Like, maybe they stretch better than me. As a result of not placing my training at the top of my list, I've neglected my stretching some and have yet again, injured my gluteus medius. Blah. I have no one to blame but myself. Minor setback, though. I'm not going to let the glut win, you know, by being so fussy. I'll take it easy. Scale back my training for a few days. Stretch. And then see where that gets me. I've come to realize that not everything I want in life needs to happen right at this moment, no matter how impatient I get. The marathon goal I've set will indeed haunt me until it's done, but really the only reason I'm trying to do it now is to get it over with. Well, that's not the only reason, but a pretty big one. Mark my words, I will retire from race training if I can get a marathon under my belt. Parts of my body might be begging me to stop, but those parts just aren't strong enough, yet. Unfortunately, getting stronger the natural way takes so much longer than the steroid way. Not that I would use performance enhancing drugs. I don't want roid rage! But, because it takes so long, the impatience tends leaks into my conscious. I know that reward is that much sweeter when you know you've worked hard to earn it, but I loose site of that when things come easy to me. at least running is no picnic! Reality checks everyday! ...lift legs, move arms, stand straight, straight knee, breath steady...


Sunday, June 3, 2012

Don't Forget to Remember

I hope Hal Higdon is right. If he isn't...well, I'm not out any money but I'll be one unhappy in-shape person. I've decided to use one of his novice training plans to start out this whole marathon training stuff. It was recommended to me, but it's also posted for free on his website. So that helps, considering I'm not sure how much I can invest in this whole marathon training thing. I'm now two weeks in. My soreness has been at a minimum, I've upped my protein intake, and have built-in a little running routine. Unfortunately, my SI Joint is still not "hip" to the extra mileage and sometimes aches when I don't wear my brace. That's not really news, but just a reminder to continue my strength training exercises.

Speaking of reminders...
With the thousand other things I have to remind myself to do while I'm running--stand up straight, move arms, heel strike bad!, core strength good!, hips forward, short strides, loosen jaw, for heaven's sake pick up your feet--there's a new one I'm struggling to remember and that is to make sure my right knee doesn't bend inward. Most of my physical impairments, how ever slight they may be, seem to all tie back to my main issue that physical therapy is trying to correct. This was a new discovery for my PT, but it probably isn't new, since the effect of it causes a knee pain I'm familiar with. My right side is soooo weak, dude. Totally weak. And as a result, my knee just kind of shifts inward. But if I concentrate on it pointing forward when I run, es no problemo! The planets align (by planets I mean my legs), and off I go.

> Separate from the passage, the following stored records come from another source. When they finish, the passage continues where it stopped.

@@ -585,12 +613,18 @@
             slot_write<MODE>(v[0], cfg, ubase + r1, tid + 2 * CONV_THREADS, pk1[2], c.tile, c.lm, HALO == 2 && zb && ((gx.pad[1] >> 2) & 1));
             slot_write<MODE>(v[1], cfg, ubase + r1, tid + 3 * CONV_THREADS, pk1[3], c.tile, c.lm, HALO == 2 && zb && ((gx.pad[1] >> 3) & 1));
         }
+        if (waits) loop_arrive(lw, LW_WRITTEN + 1);
         HOWL_STAIR(1);
         HOWL_WINO_CHUNK();
         if constexpr (NTW > 0) k_run<NTW>(k, acc, c.CS, a2);
         HOWL_WINO_BAR();
         HOWL_STAIR(0);
-        __syncthreads();
+        if (waits) {
+            loop_arrive(lw, LW_READ + 0);
+            loop_wait(lw, LW_WRITTEN + 1, done + CONV_THREADS / 64);
+        } else {
+            __syncthreads();
+        }
         if constexpr (NTW > 0) k_prime<NTW>(k);
         if (STAGE && more) {
             slot_load<MODE, HALO>(v[0], cfg, nbase, tid, pk0[0], bnsl);
@@ -602,6 +636,7 @@
         HOWL_WINO_CHUNK();
         if constexpr (NTW > 0) k_run<NTW>(k, acc, c.CS, b0);
         HOWL_WINO_BAR();
+        if (waits && more) loop_wait(lw, LW_READ + 0, done + CONV_THREADS / 64);
         if (STAGE && more) {
             slot_write<MODE>(v[0], cfg, nbase, tid, pk0[0], c.tile, c.lm, HALO == 2 && zn && ((gx.pad[0] >> 0) & 1));
             slot_write<MODE>(v[1], cfg, nbase, tid + CONV_THREADS, pk0[1], c.tile, c.lm, HALO == 2 && zn && ((gx.pad[0] >> 1) & 1));
@@ -620,6 +655,7 @@
             slot_write<MODE>(v[1], cfg, nbase, tid + 4 * CONV_THREADS, pk0[4], c.tile, c.lm, HALO == 2 && zn && ((gx.pad[0] >> 4) & 1));
             if constexpr (HALO == 1) halo_write<MODE>(v[2], cfg, hs[0], lcol, c.tile, c.lm);
         }
+        if (waits) loop_arrive(lw, LW_WRITTEN + 0);
         float2 ev[NTV][2];
         if constexpr (NTW > 0) {
             if (eop != nullptr) {
@@ -635,8 +671,13 @@
             k_tail<NTW>(k, acc, dl);
             HOWL_STAIR(0);
         }
+        if (waits) loop_arrive(lw, LW_READ + 1);
         if constexpr (NTW > 0) conv_epilogue<MODE, NTW, TS, HALO>(acc, ev, epi, ubase, c.t0, lane, st0, st1, b, pv);
+        if (!waits) __syncthreads();
+    }
+    if (waits) {
         __syncthreads();
+        if (lw.gave_up) st0 = st1 = __builtin_nanf("");
     }
 }
 
@@ -700,6 +741,7 @@
     float* tile = lds + 3 * KSTEPS * 64;
     float* lm = tile + TF;
     float* red = lm + 4 * CP;
+    lds_u32* cnt = (lds_u32*)(red + 12 * 2 * 16);
 
     const int tid = threadIdx.x;
     const int lane = tid & 63;
@@ -805,6 +847,7 @@
     float st0 = 0.0f, st1 = 0.0f;
     const ConvEpilogue epi{res, out, xs, xshift, xrstd, cout, P, cvalid, MODE == 1 && xs != nullptr && xs_stats == nullptr,
                            pool, 4 * slices, t0};
+    if (tid < 4) cnt[tid] = 0u;
     __syncthreads();
     if (b < B) {
 #pragma unroll
@@ -816,7 +859,7 @@
     }
     __syncthreads();
 
-    const ConvLoop cl{(const lds_f32*)tile, (const lds_f32*)wl + nt * KSTEPS * 64, tile, lm, B, CS, t0, lane, tid, nblk};
+    const ConvLoop cl{(const lds_f32*)tile, (const lds_f32*)wl + nt * KSTEPS * 64, tile, lm, B, CS, t0, lane, tid, nblk, cnt};
     switch (ntw) {
         case 5: conv_loop<MODE, 5, ts, HALO>(cl, epi, cfg, pk0, pk1, b, st0, st1, hs, gx); break;
         case 4: conv_loop<MODE, 4, ts, HALO>(cl, epi, cfg, pk0, pk1, b, st0, st1, hs, gx); break;
@@ -1149,6 +1192,7 @@
     int bid, nblk;
     int gw;
     int qe, mte;
+    lds_u32* cnt;
 };
 
 __device__ __forceinline__ int wgrad_boff(int q, int n, int g, int CSX) {
@@ -1178,7 +1222,10 @@
     const int aoff = n * a.CSZ + g * WPZ;
     const int R1 = a.R1, R2 = a.R - a.R1;
     const int gcol = (b & 1) ? PW - 1 : 0, lcol = (b & 1) ? 0 : PW + 1;
-    for (; b < a.B; b += a.nblk) {
+    const bool waits = HOWL_WAITS_ON(a.st.z);
+    LoopWaits lw{a.cnt, a.st.z.wstat, lane, 2, false};
+    unsigned done = 0;
+    for (; b < a.B; b += a.nblk, done += CONV_THREADS / 64) {
         const size_t ubase = (size_t)b * NMAP * a.P;
         const int bn = b + a.nblk;
         const bool more = bn < a.B;
@@ -1200,6 +1247,7 @@
             bsl = pb.bu, bnsl = pn.bu, hvb = pb.hv, hvn = pn.hv;
             zb_ = pb.hv < Hs, zn_ = pn.hv < Hs;
         }
+        if (waits) loop_wait(lw, LW_WRITTEN + 0, done);
 #pragma unroll
         for (int mt = 0; mt < 3; ++mt) az[mt] = c.ap[mt][0];
 #pragma unroll
@@ -1226,6 +1274,7 @@
         if constexpr (HALO == 2) xr = wrow_load(a.st.x, gx, b, a.P / PW, a.P, true);
         HOWL_STAIR(3);
         if (R1 > 0) wgrad_k_run<NB, EX>(c, acc, acce, az, bx, aze, bxe, 1);
+        if (waits) loop_wait(lw, LW_READ + 1, done);
         HOWL_W_WRITE(0, 0, zb, xb, cb, zb_, gx.pzb, gx.pxb);
         HOWL_W_WRITE(1, 1, zb, xb, cb, zb_, gx.pzb, gx.pxb);
         if constexpr (HALO != 0) whalo_write(xh, a.st.xaffine, wh[1], lcol, a.tx, a.lm, hvb);
@@ -1240,8 +1289,14 @@
         HOWL_STAIR(1);
         if (R1 > 2) wgrad_k_run<NB, EX>(c, acc, acce, az, bx, aze, bxe, R1 - 2);
         HOWL_STAIR(0);
+        if (waits) loop_arrive(lw, LW_READ + 0);
         HOWL_W_WRITE(0, 4, zb, xb, cb, zb_, gx.pzb, gx.pxb);
-        __syncthreads();
+        if (waits) {
+            loop_arrive(lw, LW_WRITTEN + 1);
+            loop_wait(lw, LW_WRITTEN + 1, done + CONV_THREADS / 64);
+        } else {
+            __syncthreads();
+        }
 #pragma unroll
         for (int i = 0; i < NB; ++i) c.bp[i] += 2 * WPW;
         c.bpe += 2 * WPW;
@@ -1261,6 +1316,7 @@
         }
         HOWL_STAIR(3);
         wgrad_k_run<NB, EX>(c, acc, acce, az, bx, aze, bxe, 1);
+        if (waits && more) loop_wait(lw, LW_READ + 0, done + CONV_THREADS / 64);
         if (more) {
             HOWL_W_WRITE(0, 0, zt, xt, ct, zn_, gx.pzt, gx.pxt);
             HOWL_W_WRITE(1, 1, zt, xt, ct, zn_, gx.pzt, gx.pxt);
@@ -1275,12 +1331,22 @@
             HOWL_W_WRITE(0, 2, zt, xt, ct, zn_, gx.pzt, gx.pxt);
             HOWL_W_WRITE(1, 3, zt, xt, ct, zn_, gx.pzt, gx.pxt);
         }
+        if (waits) loop_arrive(lw, LW_WRITTEN + 0);
         HOWL_STAIR(1);
         if (R2 > 2) wgrad_k_run<NB, EX>(c, acc, acce, az, bx, aze, bxe, R2 - 2);
         HOWL_STAIR(0);
 #undef HOWL_W_LOAD
 #undef HOWL_W_WRITE
-        __syncthreads();
+        if (waits)
+            loop_arrive(lw, LW_READ + 1);
+        else
+            __syncthreads();
+    }
+    if (waits && lw.gave_up) {
+#pragma unroll
+        for (int i = 0; i < NB; ++i)
+#pragma unroll
+            for (int mt = 0; mt < 3; ++mt) acc[i][mt][0] = __builtin_nanf("");
     }
     float* dst = a.part + (size_t)a.bid * CP * WNCOL;
 #pragma unroll
@@ -1308,6 +1374,7 @@
     float* tz = lds;
     float* tx = lds + tile_floats_z(H);
     float* lm = tx + tile_floats_x(H);
+    lds_u32* cnt = (lds_u32*)(lm + 6 * CP);
 
     const int tid = threadIdx.x;
     const int lane = tid & 63;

Why does Batman have eyebrows? Constant state of angry
Bleah, so how am I not discouraged by this? Jesus. I guess. I mean I don't think he would have felt the need to run a marathon and I'm not saying he's telling me to, but maybe without realizing it yet I'm trying to be my own Power Team. You know that group that goes around and performs feats of strength for God? I saw them (or a group like them) when I was a teenager. Inspiring stuff, although I know there's a trick to phone book ripping ...

Anyway, another reminder to myself: Glory to Him. I've asked to be prayed for, regarding my health, but I'm definitely not glorifying God enough through all this. Every few days I remind myself that I could be in a state of complete immobilization, and here I am, pushing the boundaries of a perfectly healthy body (well, not exactly perfect with a wobbly knee!). Why not acknowledge that by accomplishing a marathon, it is really an act of God rather than a stubborn person's unrealistic agenda?